## Brief
Transcribe the records word for word, beginning with the first line and ending with the line that contains "c_int(rel.rel2d.shape[1] if rel"; include nothing else.
-----
def lib():
    global _lib
    if _lib is None:
        if not os.path.exists(LIB_PATH):
# ... 265 lines not shown
        P = rel.P
    if P is None:
        P = S
    rc = L.ifseg_attn_fwd(_ptr(q), _ptr(k), _ptr(v), _ptr(pos_q), _ptr(pos_k), _ptr(out), _ptr(lse), c_int(B),
                          c_int(H), c_int(T), c_int(S), c_int(q.stride(1)), c_int(k.stride(1)), c_int(v.stride(1)),
                          c_int(out.stride(1)), c_int(pos_q.stride(0) if pos_q is not None else 0),
                          c_int(pos_k.stride(0) if pos_k is not None else 0), c_ll(q.stride(0)), c_ll(k.stride(0)),
                          c_ll(v.stride(0)), c_ll(out.stride(0)), c_int(1 if rel is not None else 0), c_int(P),
                          _ptr(rel.gcode) if rel is not None else None, c_int(rel.code_bias if rel is not None else 0),
                          c_int(rel.rel2d.shape[1] if rel is not None else 0),
                          _ptr(rel.rel2d) if rel is not None else None, _ptr(rel.rel1d) if rel is not None else None,
                          _ptr(rel.relx) if rel is not None else None, c_int(1 if causal else 0), _ptr(dense_bias),
                          _ptr(_f32(gain)), c_int(rel.grid_w if rel is not None else 0),
                          c_int(dense_bias.stride(1) if dense_bias is not None else 0), _stream())
    _check(rc, "attn_fwd")
    return out


ATTN_BWD_DELTA, ATTN_BWD_DKV, ATTN_BWD_DQ = 1, 2, 4


def attn_bwd(q, k, v, pos_q, pos_k, out, dout, lse, delta, dq, dk, dv, dpq_part, dpk_part, B, H, T, S, rel=None,
             causal=False, P=None, gain=None, dq_scale=1.0, dpq_scale=1.0, drel2d_part=None, drel1d_part=None,
             drelx_part=None, nparts=0, phases=0, dgain_rows=None):
    a = _AttnBwdArgs()
    a.dgain_rows = _p(dgain_rows)
    assert all(t is None or t.dtype == torch.bfloat16 for t in (dpq_part, dpk_part)), "abs-pos partials are bf16"
    if rel is not None:
        P = rel.P
    if P is None:
        P = S
    for name, t in (("q", q), ("k", k), ("v", v), ("pos_q", pos_q), ("pos_k", pos_k), ("out", out), ("dout", dout),
                    ("lse", lse), ("delta", delta), ("dq", dq), ("dk", dk), ("dv", dv), ("dpos_q_part", dpq_part),
                    ("dpos_k_part", dpk_part), ("gain", _f32(gain)), ("drel2d_part", drel2d_part),
                    ("drel1d_part", drel1d_part), ("drelx_part", drelx_part)):
        setattr(a, name, _p(t))
    a.B, a.H, a.T, a.S = B, H, T, S
    a.ldq, a.ldk, a.ldv = q.stride(1), k.stride(1), v.stride(1)
    a.ldpq = pos_q.stride(0) if pos_q is not None else 0
    a.ldpk = pos_k.stride(0) if pos_k is not None else 0
    a.ldout, a.lddo, a.lddq, a.lddk, a.lddv = out.stride(1), dout.stride(1), dq.stride(1), dk.stride(1), dv.stride(1)
    a.q_bs, a.k_bs, a.v_bs, a.out_bs = q.stride(0), k.stride(0), v.stride(0), out.stride(0)
    a.do_bs, a.dq_bs, a.dk_bs, a.dv_bs = dout.stride(0), dq.stride(0), dk.stride(0), dv.stride(0)
    a.rel_mode = 1 if rel is not None else 0
    a.P, a.causal, a.nparts = P, 1 if causal else 0, nparts
    if rel is not None:
        a.code_bias, a.n2d = rel.code_bias, rel.rel2d.shape[1]
        a.gcode, a.rel2d, a.rel1d, a.relx = _p(rel.gcode), _p(rel.rel2d), _p(rel.rel1d), _p(rel.relx)
        a.grid_w = rel.grid_w
    a.dq_scale, a.dpq_scale = dq_scale, dpq_scale
    a.phases = phases
    rc = lib().ifseg_attn_bwd(ctypes.byref(a), _stream())
    _check(rc, "attn_bwd")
-----
## Solution to this problem
def lib():
    global _lib
    if _lib is None:
        if not os.path.exists(LIB_PATH):
# ... 265 lines not shown
        P = rel.P
    if P is None:
        P = S
    rc = L.ifseg_attn_fwd(_ptr(q), _ptr(k), _ptr(v), _ptr(pos_q), _ptr(pos_k), _ptr(out), _ptr(lse), c_int(B),
                          c_int(H), c_int(T), c_int(S), c_int(q.stride(1)), c_int(k.stride(1)), c_int(v.stride(1)),
                          c_int(out.stride(1)), c_int(pos_q.stride(0) if pos_q is not None else 0),
                          c_int(pos_k.stride(0) if pos_k is not None else 0), c_ll(q.stride(0)), c_ll(k.stride(0)),
                          c_ll(v.stride(0)), c_ll(out.stride(0)), c_int(1 if rel is not None else 0), c_int(P),
                          _ptr(rel.gcode) if rel is not None else None, c_int(rel.code_bias if rel is not None else 0),
                          c_int(rel.rel2d.shape[1] if rel is not None else 0),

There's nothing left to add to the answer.